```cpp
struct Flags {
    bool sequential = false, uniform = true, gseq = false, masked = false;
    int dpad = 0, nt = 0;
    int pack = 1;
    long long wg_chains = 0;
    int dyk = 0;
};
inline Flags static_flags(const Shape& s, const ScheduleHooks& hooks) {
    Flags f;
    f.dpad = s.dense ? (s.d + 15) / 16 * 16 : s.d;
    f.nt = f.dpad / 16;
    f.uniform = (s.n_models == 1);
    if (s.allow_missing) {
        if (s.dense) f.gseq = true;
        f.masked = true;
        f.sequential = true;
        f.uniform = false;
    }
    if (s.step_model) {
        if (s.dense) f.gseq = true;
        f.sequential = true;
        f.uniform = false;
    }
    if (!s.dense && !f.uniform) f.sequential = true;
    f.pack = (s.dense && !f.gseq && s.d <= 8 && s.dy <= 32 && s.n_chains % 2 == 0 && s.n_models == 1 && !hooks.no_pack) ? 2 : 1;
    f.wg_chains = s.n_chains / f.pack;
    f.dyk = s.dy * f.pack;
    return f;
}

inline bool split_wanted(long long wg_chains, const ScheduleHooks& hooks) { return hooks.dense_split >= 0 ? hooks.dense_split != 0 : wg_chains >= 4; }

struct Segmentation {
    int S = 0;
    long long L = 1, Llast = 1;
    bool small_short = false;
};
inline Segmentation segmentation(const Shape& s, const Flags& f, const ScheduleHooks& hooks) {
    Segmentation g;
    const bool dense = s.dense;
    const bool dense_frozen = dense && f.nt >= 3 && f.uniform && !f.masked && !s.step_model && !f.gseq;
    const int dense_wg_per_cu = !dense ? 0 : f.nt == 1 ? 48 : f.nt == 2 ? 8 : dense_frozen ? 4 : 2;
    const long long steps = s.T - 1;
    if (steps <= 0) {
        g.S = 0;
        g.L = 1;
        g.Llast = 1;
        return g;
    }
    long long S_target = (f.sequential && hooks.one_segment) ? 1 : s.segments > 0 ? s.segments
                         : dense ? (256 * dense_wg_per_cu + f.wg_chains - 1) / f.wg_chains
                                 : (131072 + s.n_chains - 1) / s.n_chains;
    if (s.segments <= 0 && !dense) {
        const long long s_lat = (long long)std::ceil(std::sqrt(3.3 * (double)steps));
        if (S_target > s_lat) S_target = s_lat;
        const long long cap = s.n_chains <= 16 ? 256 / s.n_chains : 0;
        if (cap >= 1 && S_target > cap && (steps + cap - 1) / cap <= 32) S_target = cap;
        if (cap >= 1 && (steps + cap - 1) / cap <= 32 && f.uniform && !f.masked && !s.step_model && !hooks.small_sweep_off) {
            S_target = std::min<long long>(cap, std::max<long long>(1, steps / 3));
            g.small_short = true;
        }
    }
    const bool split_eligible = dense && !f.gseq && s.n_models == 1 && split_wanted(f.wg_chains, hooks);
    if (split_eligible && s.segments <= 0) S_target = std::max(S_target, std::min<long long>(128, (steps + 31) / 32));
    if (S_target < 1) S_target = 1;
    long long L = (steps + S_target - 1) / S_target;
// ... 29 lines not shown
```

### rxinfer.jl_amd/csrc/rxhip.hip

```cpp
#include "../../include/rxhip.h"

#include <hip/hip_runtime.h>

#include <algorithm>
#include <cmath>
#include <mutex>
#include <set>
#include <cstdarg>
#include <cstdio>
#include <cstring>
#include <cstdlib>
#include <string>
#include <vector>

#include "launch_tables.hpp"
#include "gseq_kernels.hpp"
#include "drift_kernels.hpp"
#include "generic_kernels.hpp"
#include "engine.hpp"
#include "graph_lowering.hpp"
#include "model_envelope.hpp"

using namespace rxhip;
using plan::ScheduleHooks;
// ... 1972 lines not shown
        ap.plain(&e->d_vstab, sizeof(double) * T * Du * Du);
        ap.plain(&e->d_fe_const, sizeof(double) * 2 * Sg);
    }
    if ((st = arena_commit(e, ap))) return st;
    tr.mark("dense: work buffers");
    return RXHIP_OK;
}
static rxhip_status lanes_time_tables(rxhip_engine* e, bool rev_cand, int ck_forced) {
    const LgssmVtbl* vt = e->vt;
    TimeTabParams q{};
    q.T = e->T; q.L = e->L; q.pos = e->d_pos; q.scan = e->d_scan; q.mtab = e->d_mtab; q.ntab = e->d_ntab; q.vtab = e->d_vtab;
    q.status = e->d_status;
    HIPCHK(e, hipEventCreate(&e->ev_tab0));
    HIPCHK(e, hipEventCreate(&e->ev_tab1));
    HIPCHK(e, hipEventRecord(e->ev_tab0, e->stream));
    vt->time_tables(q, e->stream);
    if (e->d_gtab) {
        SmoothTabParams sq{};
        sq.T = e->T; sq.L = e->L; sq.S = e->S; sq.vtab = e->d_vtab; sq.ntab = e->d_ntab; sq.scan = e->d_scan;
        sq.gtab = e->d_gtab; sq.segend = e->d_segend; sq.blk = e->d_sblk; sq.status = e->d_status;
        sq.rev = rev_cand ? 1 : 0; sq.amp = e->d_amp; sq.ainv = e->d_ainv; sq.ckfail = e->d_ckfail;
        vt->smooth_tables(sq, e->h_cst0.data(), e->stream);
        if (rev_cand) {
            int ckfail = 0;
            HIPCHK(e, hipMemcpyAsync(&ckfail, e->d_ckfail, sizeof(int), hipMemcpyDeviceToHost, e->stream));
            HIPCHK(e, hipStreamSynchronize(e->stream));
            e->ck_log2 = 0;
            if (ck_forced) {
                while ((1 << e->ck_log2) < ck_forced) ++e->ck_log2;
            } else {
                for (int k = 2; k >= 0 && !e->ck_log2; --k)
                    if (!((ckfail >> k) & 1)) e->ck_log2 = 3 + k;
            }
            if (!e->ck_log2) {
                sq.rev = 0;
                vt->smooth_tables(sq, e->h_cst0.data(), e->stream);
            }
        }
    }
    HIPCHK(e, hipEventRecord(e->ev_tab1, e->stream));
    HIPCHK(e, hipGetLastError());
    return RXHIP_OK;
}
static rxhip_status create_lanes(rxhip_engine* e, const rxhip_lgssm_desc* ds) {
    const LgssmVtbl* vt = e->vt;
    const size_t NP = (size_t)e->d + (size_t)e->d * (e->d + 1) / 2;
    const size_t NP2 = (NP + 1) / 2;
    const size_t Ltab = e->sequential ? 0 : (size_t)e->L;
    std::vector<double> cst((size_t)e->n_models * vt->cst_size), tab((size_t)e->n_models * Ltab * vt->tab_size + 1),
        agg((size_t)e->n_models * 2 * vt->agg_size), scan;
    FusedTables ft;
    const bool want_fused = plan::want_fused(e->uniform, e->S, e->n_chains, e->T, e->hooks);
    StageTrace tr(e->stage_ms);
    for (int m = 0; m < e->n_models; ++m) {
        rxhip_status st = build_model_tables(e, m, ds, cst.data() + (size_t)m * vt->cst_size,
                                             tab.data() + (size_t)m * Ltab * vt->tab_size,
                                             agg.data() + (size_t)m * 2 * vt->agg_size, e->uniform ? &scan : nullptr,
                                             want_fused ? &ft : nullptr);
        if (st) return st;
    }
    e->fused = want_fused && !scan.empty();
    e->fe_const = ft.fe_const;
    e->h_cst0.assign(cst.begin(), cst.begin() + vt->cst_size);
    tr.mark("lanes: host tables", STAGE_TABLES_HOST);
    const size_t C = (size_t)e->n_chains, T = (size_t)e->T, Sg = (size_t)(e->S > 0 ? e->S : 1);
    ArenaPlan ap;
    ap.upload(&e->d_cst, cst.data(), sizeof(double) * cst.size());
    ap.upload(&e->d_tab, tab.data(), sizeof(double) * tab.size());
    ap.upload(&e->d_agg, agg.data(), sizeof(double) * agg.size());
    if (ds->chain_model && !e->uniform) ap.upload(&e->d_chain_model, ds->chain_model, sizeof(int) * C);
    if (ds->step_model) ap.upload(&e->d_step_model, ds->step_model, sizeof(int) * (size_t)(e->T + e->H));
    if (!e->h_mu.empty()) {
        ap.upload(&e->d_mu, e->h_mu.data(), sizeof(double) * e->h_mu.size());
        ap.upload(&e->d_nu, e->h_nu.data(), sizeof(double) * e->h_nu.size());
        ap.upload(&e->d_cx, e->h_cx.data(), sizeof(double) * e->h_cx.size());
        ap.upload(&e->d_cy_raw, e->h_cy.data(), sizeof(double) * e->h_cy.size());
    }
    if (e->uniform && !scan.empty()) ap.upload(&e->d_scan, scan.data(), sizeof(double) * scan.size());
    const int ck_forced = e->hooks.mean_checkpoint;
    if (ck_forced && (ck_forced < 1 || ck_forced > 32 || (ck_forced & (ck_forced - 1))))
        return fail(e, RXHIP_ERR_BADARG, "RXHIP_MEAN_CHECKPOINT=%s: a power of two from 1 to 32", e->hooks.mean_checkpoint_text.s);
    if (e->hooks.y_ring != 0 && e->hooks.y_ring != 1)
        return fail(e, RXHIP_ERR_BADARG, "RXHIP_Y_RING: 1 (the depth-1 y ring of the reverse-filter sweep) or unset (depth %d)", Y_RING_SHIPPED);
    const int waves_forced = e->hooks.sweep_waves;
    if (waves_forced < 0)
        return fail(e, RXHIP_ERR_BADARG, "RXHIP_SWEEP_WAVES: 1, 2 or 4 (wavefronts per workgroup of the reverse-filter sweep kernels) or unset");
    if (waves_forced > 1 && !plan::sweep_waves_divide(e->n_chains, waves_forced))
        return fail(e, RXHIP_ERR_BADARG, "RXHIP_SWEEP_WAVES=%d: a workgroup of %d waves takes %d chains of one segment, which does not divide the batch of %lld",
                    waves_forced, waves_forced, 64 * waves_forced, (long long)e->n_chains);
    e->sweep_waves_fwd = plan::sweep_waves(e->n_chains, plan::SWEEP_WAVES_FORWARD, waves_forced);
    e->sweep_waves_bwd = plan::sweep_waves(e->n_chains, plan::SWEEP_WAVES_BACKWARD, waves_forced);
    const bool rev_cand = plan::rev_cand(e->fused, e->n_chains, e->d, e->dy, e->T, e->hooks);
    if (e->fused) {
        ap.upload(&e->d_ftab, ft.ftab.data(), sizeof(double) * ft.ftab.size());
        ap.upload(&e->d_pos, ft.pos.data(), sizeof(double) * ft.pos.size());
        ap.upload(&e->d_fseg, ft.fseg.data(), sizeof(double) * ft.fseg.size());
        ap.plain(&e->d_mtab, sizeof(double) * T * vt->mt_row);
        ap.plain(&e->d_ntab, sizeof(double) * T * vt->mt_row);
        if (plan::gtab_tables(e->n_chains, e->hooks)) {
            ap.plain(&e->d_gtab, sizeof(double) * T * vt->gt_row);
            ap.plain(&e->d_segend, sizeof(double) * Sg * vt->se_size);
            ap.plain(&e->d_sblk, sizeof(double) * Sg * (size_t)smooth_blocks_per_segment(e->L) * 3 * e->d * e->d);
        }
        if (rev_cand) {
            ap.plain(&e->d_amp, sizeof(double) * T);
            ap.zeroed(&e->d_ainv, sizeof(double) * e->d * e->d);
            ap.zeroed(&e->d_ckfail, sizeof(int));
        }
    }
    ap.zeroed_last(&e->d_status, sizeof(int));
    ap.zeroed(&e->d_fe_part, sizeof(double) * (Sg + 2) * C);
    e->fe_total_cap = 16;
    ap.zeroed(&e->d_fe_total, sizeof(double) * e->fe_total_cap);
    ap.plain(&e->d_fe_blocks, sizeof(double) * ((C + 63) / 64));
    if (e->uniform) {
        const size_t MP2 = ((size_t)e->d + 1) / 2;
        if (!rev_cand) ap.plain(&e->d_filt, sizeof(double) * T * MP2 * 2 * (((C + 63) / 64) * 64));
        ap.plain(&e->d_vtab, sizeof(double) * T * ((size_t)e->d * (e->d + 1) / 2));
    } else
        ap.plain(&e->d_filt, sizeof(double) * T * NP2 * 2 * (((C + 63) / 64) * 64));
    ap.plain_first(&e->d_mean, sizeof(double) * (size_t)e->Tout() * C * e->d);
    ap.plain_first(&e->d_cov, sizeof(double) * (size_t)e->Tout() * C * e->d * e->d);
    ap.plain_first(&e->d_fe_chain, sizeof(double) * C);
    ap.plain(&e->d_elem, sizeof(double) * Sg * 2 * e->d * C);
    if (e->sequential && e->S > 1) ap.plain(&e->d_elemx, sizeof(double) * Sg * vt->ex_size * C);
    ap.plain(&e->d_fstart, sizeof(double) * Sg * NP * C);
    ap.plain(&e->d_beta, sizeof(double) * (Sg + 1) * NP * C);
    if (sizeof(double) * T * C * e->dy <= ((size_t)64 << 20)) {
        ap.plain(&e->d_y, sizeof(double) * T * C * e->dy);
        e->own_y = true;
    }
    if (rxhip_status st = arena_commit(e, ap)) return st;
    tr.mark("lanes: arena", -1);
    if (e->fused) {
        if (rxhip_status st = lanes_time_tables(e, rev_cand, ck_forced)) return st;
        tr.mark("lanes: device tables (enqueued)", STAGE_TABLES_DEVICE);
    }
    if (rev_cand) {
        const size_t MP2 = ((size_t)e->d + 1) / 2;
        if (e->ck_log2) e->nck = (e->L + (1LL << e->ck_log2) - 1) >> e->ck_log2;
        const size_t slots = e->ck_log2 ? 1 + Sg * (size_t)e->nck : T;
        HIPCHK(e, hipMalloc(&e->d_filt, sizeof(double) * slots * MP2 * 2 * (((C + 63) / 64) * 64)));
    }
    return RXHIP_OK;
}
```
______
Where the word "lines" occurs in a line of the entries above, count that line, and reply with the total only.

- _Answer section_: 2